Here are some of the reasons why more and more entrepreneurs are approaching NBFCs over banks to seek small business loans:

1. Interest Rates: Bank loans with floating interest rates are linked to MCLR, i.e., Marginal Cost of Funds Based Lending Rate (MCLR), which is affected by various macroeconomic factors like RBI mandated lending rates.

On the other hand, NBFCs and housing finance corporations (HFCs) lend on the basis of the prime lending rate (PLR) which is not controlled by the Reserve Bank of India (RBI). It gives them great freedom to increase or decrease rates as per the case. In many cases, NBFCs also offer loans at zero or low-interest rates. It gives NBFCs an edge over banks who can’t lend below the MCLR.

2. Credit Score Norms: Though both banks and NBFCs consider credit score while extending loans to their customers, NBFCs are less stringent in terms of eligibility requirements. Banks usually do not provide loans to applicants with bad credit score. This is because banks consider them risky individuals who may default on their EMI payments. NBFCs on the other hand, provide small business loans to applicants with a lower credit score as well. As a result, customers with a credit score below 700 may find loans from NBFCs to be less stringent. However, interest rates can be higher in some cases.

3. Loan Eligibility: NBFCs have a relaxed approach when it comes to sanctioning loan as per the eligibility, that is your repayment ability, credit score, etc. For instance, banks usually fund up to 80% only and do not cover costs like stamp duty and registration charges. However, NBFCs may also consider these costs while extending loans. As a result, a customer can take on a larger loan as well. 

4. Paperwork: Banks are stringent when it comes to their eligibility criteria. In case the applicant doesn’t fill the application form correctly and submit necessary documents, the loan application can get rejected. On the other hand, NBFCs have caught the attention of entrepreneurs due to their relaxed paperwork. Upon successful submission of all the necessary documents, the loan is processed quickly, and the loan amount is credited to the promoter’s account. This feature is highly useful for entrepreneurs seeking funds on an urgent basis.  

5. Technology-Driven Small Business Loan: Unlike banks, NBFCs are leveraging the new technologies to offer innovative loan products to borrowers. There are various NBFCs which offer a point of sale financing option for businesses. Through this option, small business owners can raise working capital requirements on the basis of the monthly sales routed through the point-of-sale (POS) machines. The use of technology has expedited the processing of loans.

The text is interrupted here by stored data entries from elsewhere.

@@ -177,18 +185,31 @@
     s[r] = sv;
     tile_max = fmaxf(tile_max, sv);
   }
-  tile_max = fmaxf(tile_max, __shfl_xor(tile_max, 32, 64));
-  const float m_new = fmaxf(m, tile_max);
-  const float alpha = __expf(m - m_new);
+  {
+    unsigned int a, b;
+    both_halves(__builtin_bit_cast(unsigned int, tile_max), a, b);
+    tile_max = fmaxf(__builtin_bit_cast(float, a),
+                     __builtin_bit_cast(float, b));
+  }
+  if (__builtin_amdgcn_ballot_w64((tile_max - m) * c2 > kRescaleThr) != 0) {
+    const float m_new = fmaxf(m, tile_max);
+    const float alpha = __builtin_amdgcn_exp2f((m - m_new) * c2);
+    m = m_new;
+    l *= alpha;
+#pragma unroll
+    for (int j = 0; j < D / 32; ++j)
+#pragma unroll
+      for (int r = 0; r < 16; ++r)
+        ot[j][r] *= alpha;
+  }
+  const float nmc = -m * c2;
   float rowsum = 0.f;
 #pragma unroll
   for (int r = 0; r < 16; ++r) {
-    s[r] = __expf(s[r] - m_new);
+    s[r] = __builtin_amdgcn_exp2f(__builtin_fmaf(s[r], c2, nmc));
     rowsum += s[r];
   }
-  rowsum += __shfl_xor(rowsum, 32, 64);
-  l = l * alpha + rowsum;
-  m = m_new;
+  l += rowsum;
   if (DROP) {
     unsigned int rnd[4];
     philox4x32((unsigned int)myq,
@@ -202,15 +223,11 @@
       s[r] = keep ? s[r] * inv_keep : 0.f;
       mybits |= (unsigned int)keep << crow(r, hi);
     }
-    const unsigned int word = mybits | __shfl_xor(mybits, 32, 64);
+    unsigned int wlo, whi;
+    both_halves(mybits, wlo, whi);
     if (hi == 0 && myq < seq)
-      maskrow[myq * mask_w + (kvs >> 5)] = word;
-  }
-#pragma unroll
-  for (int j = 0; j < D / 32; ++j)
-#pragma unroll
-    for (int r = 0; r < 16; ++r)
-      ot[j][r] *= alpha;
+      maskrow[myq * mask_w + (kvs >> 5)] = wlo | whi;
+  }
   bf16x8 pf0 = assemble_pfrag<true>(&s[0]);
   bf16x8 pf1 = assemble_pfrag<true>(&s[8]);
 #pragma unroll
@@ -218,8 +235,7 @@
     bf16x8 pf = kc == 0 ? pf0 : pf1;
 #pragma unroll
     for (int j = 0; j < D / 32; ++j) {
-      bf16x8 vt = *reinterpret_cast<const bf16x8*>(
-          &ldsV[j * 32 + lq][sub + kc * 16 + hi * 8]);
+      bf16x8 vt = tr_frag<D>(imgV, sub + 16 * kc, j, hi * 32 + lq);
       ot[j] = __builtin_amdgcn_mfma_f32_32x32x16_bf16(vt, pf, ot[j], 0, 0,
                                                       0);
     }
@@ -236,8 +252,9 @@
     unsigned int* __restrict__ mask, int64_t mask_w,
     unsigned long long seed, int drop_thresh, float inv_keep,
     const int* __restrict__ seqlens) {
-  __shared__ short ldsV[2][D][72];
-  __shared__ short ldsK[2][64][D + 8];
+  __shared__ __attribute__((aligned(16))) short
+      ldsV[2][64 * img_pitch<D>()];
+  __shared__ __attribute__((aligned(16))) short ldsK[2][64][D + 8];
   const int lane = threadIdx.x & 63;
   const int wave = threadIdx.x >> 6;
   const int hi = lane >> 5;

The benefits above, clearly state that NBFCs are growing exponentially. As finance is the basic requirement of every business, banks alone may not be able to cater to growing needs. Therefore, NBFCs have come into existence, both in private and public sectors. Even the financial stability report of the Reserve Bank of India (RBI) in 2016 stated that NBFC loans expanded 16.6%, which was twice the 8.8% credit growth across the banking sector at the aggregate level.

NBFCs are stepping in to meet the working capital need of companies at a time when banks have become picky in lending to corporate. Also, it’s not that NBFCs have poached or taken away the market share of banks. They are in fact catering to those segments where banks are less comfortable in lending in the first place.

Author Bio:

Varsha Channa grew up in Delhi, India and graduated from the University of Delhi. She has been a keen Finance blogger from 5 years. She likes to read and learn about Finance through various ways.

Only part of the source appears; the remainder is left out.